Vermicelli / Semiya Kesari

Vermicelli / Semiya Kesari

Ingredients:

  • Vermicelli / Semiya – 1 cup
  • Granulated Sugar – 1 cup
  • Ghee (Clarified Butter) – 2 tbsp
  • Cashew nuts – 15 nos
  • Raisins – 10 nos
  • Red Food color – ¼ tsp

Preparation:

  • Heat two tsp of ghee in a kadai, add in the vermicelli and roast them till they turn golden brown. Transfer it to a plate.
  • Heat 3 cups of water in a heavy bottomed vessel. Add in the red food color.
  • Add in the vermicelli/semiya, Stir it well, till the vermicelli is boiled.
  • Once after boiled, add in the sugar.
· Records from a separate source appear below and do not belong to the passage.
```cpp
struct Layer {
  LayerKind kind = L_RES;
  std::string prefix;
  int cin = 0, cout = 0, heads = 0, dh = 0, emb_off = 0, attn_index = -1;
  int updown = 0;
  bool p1x1 = true, precise3 = false;
  f16* w16[3] = {nullptr, nullptr, nullptr};
  float* w32[1] = {nullptr};
  float* f32[7] = {nullptr, nullptr, nullptr, nullptr, nullptr, nullptr, nullptr};
  std::vector<TBlock> tb;
};

class UNet {
 public:
  UNet() = default;
  ~UNet();
  UNet(const UNet&) = delete;
  UNet& operator=(const UNet&) = delete;

  int build(const sdmi_unet_cfg& cfg, int precision = SDMI_PRECISION_MIXED, const sdmi_unet_ext* ext = nullptr, unsigned flags = 0);
  int set_weight(const char* key, const float* ptr, const int64_t* shape, int ndim, hipStream_t stream);
  int finalize();
  int packed_layout(std::vector<std::pair<void**, size_t>>* bufs, int64_t* total) const;
  int export_packed(void* host_buf, int64_t bytes, hipStream_t stream);
  int import_packed(const void* host_buf, int64_t bytes, hipStream_t stream);
  int run(const float* x, const int64_t* t_i64, const float* t_f32, const float* ctx, float* eps_out, int B, int H, int W,
          int Lctx, void* workspace, int64_t ws_bytes, hipStream_t stream, bool dry, bool ctx_only, int64_t* bytes_needed);

  int cache_timesteps(const int64_t* t_host, int n, hipStream_t stream);
  int reserve_ctx_cache(int B, int Lctx);
  int hint_timestep(int64_t t);

  const WeightStore& weights() const { return store_; }

  sdmi_unet_cfg cfg_{};
  sdmi_unet_ext ext_{};
  bool has_ctx() const { return ext_.attention_block == 0; }
  bool scale_shift_ = false;
  int num_head_channels_ = 0;
  int precision_ = SDMI_PRECISION_MIXED;
  bool full() const { return precision_ == SDMI_PRECISION_FULL; }
  int te_ = 0, emb_total_ = 0, n_attn_ = 0;
  bool precise_1x1_ = true;
  bool precise_last_res_ = true;
  int precise_1x1_max_ds_ = 4;
  bool precise_kv_ = true;

 private:
  friend struct Fwd;
  template <class F> int for_each_layer(F&& fn) {
    for (auto& blk : input_blocks_) for (auto& L : blk) if (int r = fn(L)) return r;
    for (auto& L : middle_) if (int r = fn(L)) return r;
    for (auto& blk : output_blocks_) for (auto& L : blk) if (int r = fn(L)) return r;
    return 0;
  }
  int ensure_ctx_cache(int B, int Lctx, bool may_grow);
  GnPlan gn_plan_;
  bool fuse_gn_stats_ = true;
  bool ln_fold_ = true; int ln_fold_min_rows_ = 512;
  bool ff_tail_ = true;
  bool st_head_ = true;

  struct TapeKey {
    int B = 0, H = 0, W = 0, Lctx = 0, mode = 0;
    const void* ws = nullptr; int64_t ws_bytes = 0; bool have_ctx = false;
    uint64_t env = 0, weights_gen = 0, ctx_gen = 0;
    unsigned align = 0;
    bool operator==(const TapeKey& o) const {
      return B == o.B && H == o.H && W == o.W && Lctx == o.Lctx && mode == o.mode && ws == o.ws && ws_bytes == o.ws_bytes &&
             have_ctx == o.have_ctx && env == o.env && weights_gen == o.weights_gen && ctx_gen == o.ctx_gen && align == o.align;
    }
  };
  std::vector<std::pair<TapeKey, std::unique_ptr<Tape>>> tapes_;
  static constexpr size_t kMaxTapes = 12;
  uint64_t weights_gen_ = 0, ctx_gen_ = 0;
  int gn2_applied_ = 0;
 public:
  uint64_t tape_hits_ = 0, tape_records_ = 0;
 private:

  std::vector<std::vector<Layer>> input_blocks_, output_blocks_;
  std::vector<Layer> middle_;
  WeightStore store_;
  float *te_w0_ = nullptr, *te_b0_ = nullptr, *te_w2_ = nullptr, *te_b2_ = nullptr;
  float *emb_w_ = nullptr, *emb_b_ = nullptr;
  float *out_gamma_ = nullptr, *out_beta_ = nullptr, *out_w_ = nullptr, *out_b_ = nullptr;
  bool finalized_ = false;
  int ctx_B_ = 0, ctx_L_ = 0; bool ctx_valid_ = false;
  int64_t ctx_cap_ = 0;
  float* emb_tab_ = nullptr; size_t emb_tab_floats_ = 0;
  int64_t* emb_tab_tdev_ = nullptr; size_t emb_tab_tcap_ = 0;
  std::vector<int64_t> emb_tab_t_;
  std::vector<int64_t> emb_tab_src_;
  int emb_hint_row_ = -1;
  void drop_timestep_table() { emb_tab_t_.clear(); emb_hint_row_ = -1; }
};

}
```

Baseline: 3.623.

Stir it well, till it thickens.
  • Heat the leftover ghee (clarified butter) in a kadai, add in the cashew nuts and roast till it turns golden brown.
  • Add in the raisins; roast till it increases in its size.
  • Pour this to vermicelli and stir it well and cook for 5 mins in medium flame till the ghee/clarified butter gets blend well with the vermicelli.
  • Transfer it to a bowl.

Serve hot as a starter for breakfast or as a evening snack.

Shaiya / Batkali Briyani (Chicken)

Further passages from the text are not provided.